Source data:
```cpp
int pf_ipa_split_launch(const pf_ipa_attn_args* a, hipStream_t s) {
    const int L = a->L;
    int rc = 0;
    const bool pj16 = a->s_in && a->att_mode == 2 && (L & 15) == 0;
    if (a->k_from_s && !a->s_in) return PF_E_BADARG;
    if (a->att_mode == 1) return PF_E_BADARG;
    const bool planes = ((a->att_qk && a->att_vt) || pj16) && a->att_mode == 2 && (L & 15) == 0;
    const bool fuse = a->fused_pair && a->dz && (planes ? a->dz_f16 != 0 : a->dz_f16 == 0);
    if (!fuse && !a->p_out) return PF_E_BADARG;
    {
        const int LP = (L + 15) & ~15, SLD = LP + 4 < 36 ? 36 : LP + 4;
        const int tiles = LP >> 4;
        const bool pj = a->s_in != nullptr && !pj16;
        const size_t fixed = ((size_t)LP * KPS + LP + (size_t)(pj ? pj_vp_floats(LP) : LP * VPS)) * sizeof(float), per_wave = (size_t)16 * SLD * sizeof(float);
        int wmax = (int)((160 * 1024 - fixed) / per_wave);
        wmax = wmax > WMAX ? WMAX : wmax;
        if (tiles > WMAX && tiles % WMAX != 0 && wmax > 4) wmax = 4;
        if (wmax < 1) return PF_E_TOOLARGE;
        const int nrb = (tiles + wmax - 1) / wmax;
        const int wpb = (tiles + nrb - 1) / nrb;
        const size_t lds = fixed + wpb * per_wave;
        static PfOncePerDevice attr_set;
        if (attr_set.first()) {
            (void)hipFuncSetAttribute((const void*)ipa_scores_kernel<true>, hipFuncAttributeMaxDynamicSharedMemorySize, 160 * 1024);
            (void)hipFuncSetAttribute((const void*)ipa_scores_kernel<false>, hipFuncAttributeMaxDynamicSharedMemorySize, 160 * 1024);
            (void)hipFuncSetAttribute((const void*)ipa_scores_kernel<true, true>, hipFuncAttributeMaxDynamicSharedMemorySize, 160 * 1024);
            (void)hipFuncSetAttribute((const void*)ipa_scores_kernel<false, true>, hipFuncAttributeMaxDynamicSharedMemorySize, 160 * 1024);
            (void)hipFuncSetAttribute((const void*)ipa_scores_kernel<true, false, false, true>, hipFuncAttributeMaxDynamicSharedMemorySize, 160 * 1024);
            (void)hipFuncSetAttribute((const void*)ipa_scores_kernel<true, true, false, true>, hipFuncAttributeMaxDynamicSharedMemorySize, 160 * 1024);
        }
        if (pj16) {
            if (tiles > WMAX || !a->proj_w_f16 || !a->proj_bias || !fuse) return PF_E_BADARG;
            const int L32 = (L + 31) & ~31, SLD16 = L32 + 4 < 36 ? 36 : L32 + 4;
            const size_t fixed16 = ((size_t)L * KPS + L) * sizeof(float);
            const size_t swb = (size_t)tiles * 16 * SLD16 * sizeof(float), stg = (size_t)PJ16_STAGE_B + (size_t)tiles * 1536 + (size_t)PJ_TILES * 64;
            const size_t lds16 = fixed16 + (swb > stg ? swb : stg) + ((size_t)L * KLS + (size_t)PF_ATT_VROWS * (L32 + 8)) * sizeof(_Float16);
            if (lds16 > 160 * 1024) return PF_E_TOOLARGE;
            static PfOncePerDevice attr_pj16;
            if (attr_pj16.first()) {
                (void)hipFuncSetAttribute((const void*)ipa_scores16_kernel<true, true>, hipFuncAttributeMaxDynamicSharedMemorySize, 160 * 1024);
                (void)hipFuncSetAttribute((const void*)ipa_scores16_kernel<true, true, true>, hipFuncAttributeMaxDynamicSharedMemorySize, 160 * 1024);
            }
            if (a->k_from_s) hipLaunchKernelGGL((ipa_scores16_kernel<true, true, true>), dim3((unsigned)(a->B * H)), dim3(64 * tiles), lds16, s, *a, 1, 16 * tiles, SLD16);
            else hipLaunchKernelGGL((ipa_scores16_kernel<true, true>), dim3((unsigned)(a->B * H)), dim3(64 * tiles), lds16, s, *a, 1, 16 * tiles, SLD16);
            PF_CHECK_LAUNCH();
            return 0;
        }
        if (a->k_frag && (a->s_in || planes || (L & 15) != 0)) return PF_E_BADARG;
        if (pj && (planes || nrb != 1 || (L & 3) != 0 || !a->proj_w_f16 || !a->proj_bias || !a->proj || !a->att_vt || a->ldp < OFF_KV + 2 * H * C)) return PF_E_BADARG;
        if (pj) {
            static PfOncePerDevice attr_pj;
            if (attr_pj.first()) {
                (void)hipFuncSetAttribute((const void*)ipa_scores_kernel<true, false, true, false, false, true>, hipFuncAttributeMaxDynamicSharedMemorySize, 160 * 1024);
                (void)hipFuncSetAttribute((const void*)ipa_scores_kernel<true, true, true, false, false, true>, hipFuncAttributeMaxDynamicSharedMemorySize, 160 * 1024);
                (void)hipFuncSetAttribute((const void*)ipa_scores_kernel<true, false, true, false, true, true>, hipFuncAttributeMaxDynamicSharedMemorySize, 160 * 1024);
                (void)hipFuncSetAttribute((const void*)ipa_scores_kernel<true, true, true, false, true, true>, hipFuncAttributeMaxDynamicSharedMemorySize, 160 * 1024);
                (void)hipFuncSetAttribute((const void*)ipa_scores_kernel<true, false, true, false, false, false>, hipFuncAttributeMaxDynamicSharedMemorySize, 160 * 1024);
                (void)hipFuncSetAttribute((const void*)ipa_scores_kernel<true, true, true, false, false, false>, hipFuncAttributeMaxDynamicSharedMemorySize, 160 * 1024);
                (void)hipFuncSetAttribute((const void*)ipa_scores_kernel<true, false, true, false, true, false>, hipFuncAttributeMaxDynamicSharedMemorySize, 160 * 1024);
                (void)hipFuncSetAttribute((const void*)ipa_scores_kernel<true, true, true, false, true, false>, hipFuncAttributeMaxDynamicSharedMemorySize, 160 * 1024);
            }
            const size_t need = fixed + (size_t)PJ_STAGE_B + (size_t)wpb * 16 * 24 * sizeof(float) + (size_t)PJ_TILES * 16 * sizeof(float);
            const size_t ldsp = lds > need ? lds : need;
            if (ldsp > 160 * 1024) return PF_E_TOOLARGE;
            const int nwv = wpb <= 4 ? 2 * wpb : wpb;
#define PF_SCORES_PJ(FUSEv, KFv) do { \
                if (nwv != wpb) hipLaunchKernelGGL((ipa_scores_kernel<true, FUSEv, true, false, KFv, true>), dim3((unsigned)(a->B * H * nrb)), dim3(64 * nwv), ldsp, s, *a, nrb, 16 * wpb, LP, SLD); \
                else hipLaunchKernelGGL((ipa_scores_kernel<true, FUSEv, true, false, KFv, false>), dim3((unsigned)(a->B * H * nrb)), dim3(64 * nwv), ldsp, s, *a, nrb, 16 * wpb, LP, SLD); } while (0)
            if (a->k_from_s) {
                if (fuse) PF_SCORES_PJ(true, true);
                else PF_SCORES_PJ(false, true);
            } else if (fuse) PF_SCORES_PJ(true, false);
            else PF_SCORES_PJ(false, false);
#undef PF_SCORES_PJ
        } else if (planes) {
            const int L32 = (L + 31) & ~31, SLD16 = L32 + 4 < 36 ? 36 : L32 + 4;
            const size_t fixed16 = ((size_t)L * KPS + L) * sizeof(float), pw16 = (size_t)16 * SLD16 * sizeof(float);
            int wm = (int)((160 * 1024 - fixed16) / pw16);
            wm = wm > WMAX ? WMAX : wm;
            if (tiles > WMAX && tiles % WMAX != 0 && wm > 4) wm = 4;
            if (tiles <= 4 && wm > 2) wm = 2;
            if (wm < 1) return PF_E_TOOLARGE;
            const int nrb16 = (tiles + wm - 1) / wm, wpb16 = (tiles + nrb16 - 1) / nrb16;
            const size_t lds16 = fixed16 + wpb16 * pw16;
            static PfOncePerDevice attr16;
            if (attr16.first()) {
                (void)hipFuncSetAttribute((const void*)ipa_scores16_kernel<false>, hipFuncAttributeMaxDynamicSharedMemorySize, 160 * 1024);
                (void)hipFuncSetAttribute((const void*)ipa_scores16_kernel<true>, hipFuncAttributeMaxDynamicSharedMemorySize, 160 * 1024);
            }
            const dim3 g16((unsigned)(a->B * H * nrb16)), b16(64 * wpb16);
            if (fuse) hipLaunchKernelGGL((ipa_scores16_kernel<true>), g16, b16, lds16, s, *a, nrb16, 16 * wpb16, SLD16);
            else hipLaunchKernelGGL(ipa_scores16_kernel<false>, g16, b16, lds16, s, *a, nrb16, 16 * wpb16, SLD16);
        } else if (a->k_frag) {
            if (fuse) hipLaunchKernelGGL((ipa_scores_kernel<true, true, false, true>), dim3((unsigned)(a->B * H * nrb)), dim3(64 * wpb), lds, s, *a, nrb, 16 * wpb, LP, SLD);
            else hipLaunchKernelGGL((ipa_scores_kernel<true, false, false, true>), dim3((unsigned)(a->B * H * nrb)), dim3(64 * wpb), lds, s, *a, nrb, 16 * wpb, LP, SLD);
        } else if (fuse) {
            if ((L & 3) == 0) hipLaunchKernelGGL((ipa_scores_kernel<true, true>), dim3((unsigned)(a->B * H * nrb)), dim3(64 * wpb), lds, s, *a, nrb, 16 * wpb, LP, SLD);
            else hipLaunchKernelGGL((ipa_scores_kernel<false, true>), dim3((unsigned)(a->B * H * nrb)), dim3(64 * wpb), lds, s, *a, nrb, 16 * wpb, LP, SLD);
        } else if ((L & 3) == 0)
            hipLaunchKernelGGL(ipa_scores_kernel<true>, dim3((unsigned)(a->B * H * nrb)), dim3(64 * wpb), lds, s, *a, nrb, 16 * wpb, LP, SLD);
        else
            hipLaunchKernelGGL(ipa_scores_kernel<false>, dim3((unsigned)(a->B * H * nrb)), dim3(64 * wpb), lds, s, *a, nrb, 16 * wpb, LP, SLD);
        PF_CHECK_LAUNCH();
    }
    if (rc) return rc;
    if (fuse) return 0;
    const int ng = (L + 15) / 16;
    const size_t lds = ((size_t)8 * 16 * ng + ZW * 8 * 64 + 4 * 64 * 4) * sizeof(float);
    const long rows = (long)a->B * L;
    if (ng > 16 || rows > 0x7fffffffL) return PF_E_TOOLARGE;
    if (a->dz) {
        const dim3 gridd((unsigned)((rows + 3) / 4));
        const size_t ldsd = (size_t)4 * 8 * 16 * ng * sizeof(float);
        switch (ng) {
#define PF_PAIRDZ_CASE(N) case N: if (a->dz_f16) hipLaunchKernelGGL(ipa_pair_dz16_kernel<N>, gridd, dim3(256), ldsd, s, *a); else hipLaunchKernelGGL((ipa_pair_dz_kernel<N, false>), gridd, dim3(256), ldsd, s, *a); break;
            PF_PAIRDZ_CASE(1) PF_PAIRDZ_CASE(2) PF_PAIRDZ_CASE(3) PF_PAIRDZ_CASE(4) PF_PAIRDZ_CASE(5) PF_PAIRDZ_CASE(6) PF_PAIRDZ_CASE(7)
            PF_PAIRDZ_CASE(8) PF_PAIRDZ_CASE(9) PF_PAIRDZ_CASE(10) PF_PAIRDZ_CASE(11) PF_PAIRDZ_CASE(12) PF_PAIRDZ_CASE(13)
            PF_PAIRDZ_CASE(14) PF_PAIRDZ_CASE(15) PF_PAIRDZ_CASE(16)
#undef PF_PAIRDZ_CASE
        }
        PF_CHECK_LAUNCH();
        return 0;
    }
    const dim3 grid((unsigned)rows), blk(64 * ZW);
    switch (ng) {
#define PF_PAIR_CASE(N) case N: if (a->z_f16) hipLaunchKernelGGL((ipa_pair_kernel<N, true>), grid, blk, lds, s, *a); else hipLaunchKernelGGL(ipa_pair_kernel<N>, grid, blk, lds, s, *a); break;
        PF_PAIR_CASE(1) PF_PAIR_CASE(2) PF_PAIR_CASE(3) PF_PAIR_CASE(4) PF_PAIR_CASE(5) PF_PAIR_CASE(6) PF_PAIR_CASE(7) PF_PAIR_CASE(8)
        PF_PAIR_CASE(9) PF_PAIR_CASE(10) PF_PAIR_CASE(11) PF_PAIR_CASE(12) PF_PAIR_CASE(13) PF_PAIR_CASE(14) PF_PAIR_CASE(15) PF_PAIR_CASE(16)
#undef PF_PAIR_CASE
    }
    PF_CHECK_LAUNCH();
    return 0;
}
```
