# uthree/tinyvc

Hardware: AMD Instinct MI355X
Metric: audio-samples/sec (16 kHz) end-to-end VC (higher is better)
Workload: dtype f32 (fp32 in / out / accumulate; channel contractions as two-term fp16 splits on v_mfma_f32_32x32x16_f16: 22-bit significands, three part-products per fp32 product)

## Files before the change

### tinyvc_amd/csrc/decoder.hip

```cpp
#include "conv3s.h"
#include "conv_s2.h"
#include "film_s2.h"
#include "gemm_s2.h"
#include "small_kernels.h"
#include "tvc_common.h"

namespace tvc {


__device__ __forceinline__ float div24k(float x) {
    const float r = 1.0f / 24000.0f;
    const float q0 = __fmul_rn(x, r);
    return fmaf(fmaf(-q0, 24000.0f, x), r, q0);
}

__device__ __forceinline__ double wave_incl_scan(double v, int lane) {
#pragma unroll
    for (int o = 1; o < 64; o <<= 1) {
        double u = __shfl_up(v, o);
        if (lane >= o) v += u;
    }
    return v;
}

// ... 191 lines not shown
    hipStream_t sh = s;
    if (fk) {
        sh = fk->side;
        TVC_HIP(ctx, hipStreamWaitEvent(sh, fk->amps_ready, 0));
    } else {
        TVC_CHECK(run_harm_sums(ctx, s, f0, csum, B, T));
    }
    hipLaunchKernelGGL(harm_synth_kernel, dim3((Tg + 3) / 4, NB), dim3(256), 0, sh, f0, amps, csum, source, T, scale_size, scale_amp, rg);
    TVC_CHECK(run_amax_rows(ctx, sh, amps, B, kHarm, T, smax));
    TVC_CHECK(run_noise_ifft(ctx, s, kern, angle, seed, frames, B, T, ctx->rag && angle));
    hipLaunchKernelGGL(noise_ola_kernel, dim3(grid_for((long)Tg * kHop / 4, 256, NB >= 32 ? 16 : 512 / NB), NB), dim3(256), 0, s, frames, source, B, T, smax, rg);
    return launch_check(ctx, "dsp");
}

static int plain_conv(tvc_ctx* ctx, hipStream_t s, const PackedW& w, const float* x, int B, int Cin, int len, int dil, float* y, const BfpSlots& bfp, int lin = 0,
                      float lscale = 0.f) {
    int rc = 0;
    if ((lin > 0 ? conv_s2_try<true>(&rc, ctx, s, w, x, B, Cin, len, dil, y, bfp, lin, lscale) : conv_s2_try<false>(&rc, ctx, s, w, x, B, Cin, len, dil, y, bfp)))
        return rc;
    if (lin > 0)
        return conv3s_launch<true, C3EpiBias<false>, false, true>(ctx, s, w, x, B, Cin, len, dil, C3EpiBias<false>{y, w.bias, nullptr, w.M, len}, bfp, nullptr, nullptr,
                                                                   nullptr, 0, lin, lscale);
    return conv3s_launch<true>(ctx, s, w, x, B, Cin, len, dil, C3EpiBias<false>{y, w.bias, nullptr, w.M, len}, bfp);
}
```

- Work instruction: Copy out every line of the records that the string "PfOncePerDevice" appears in.

- Answer for this exercise:
        static PfOncePerDevice attr_set;
            static PfOncePerDevice attr_pj16;
            static PfOncePerDevice attr_pj;
            static PfOncePerDevice attr16;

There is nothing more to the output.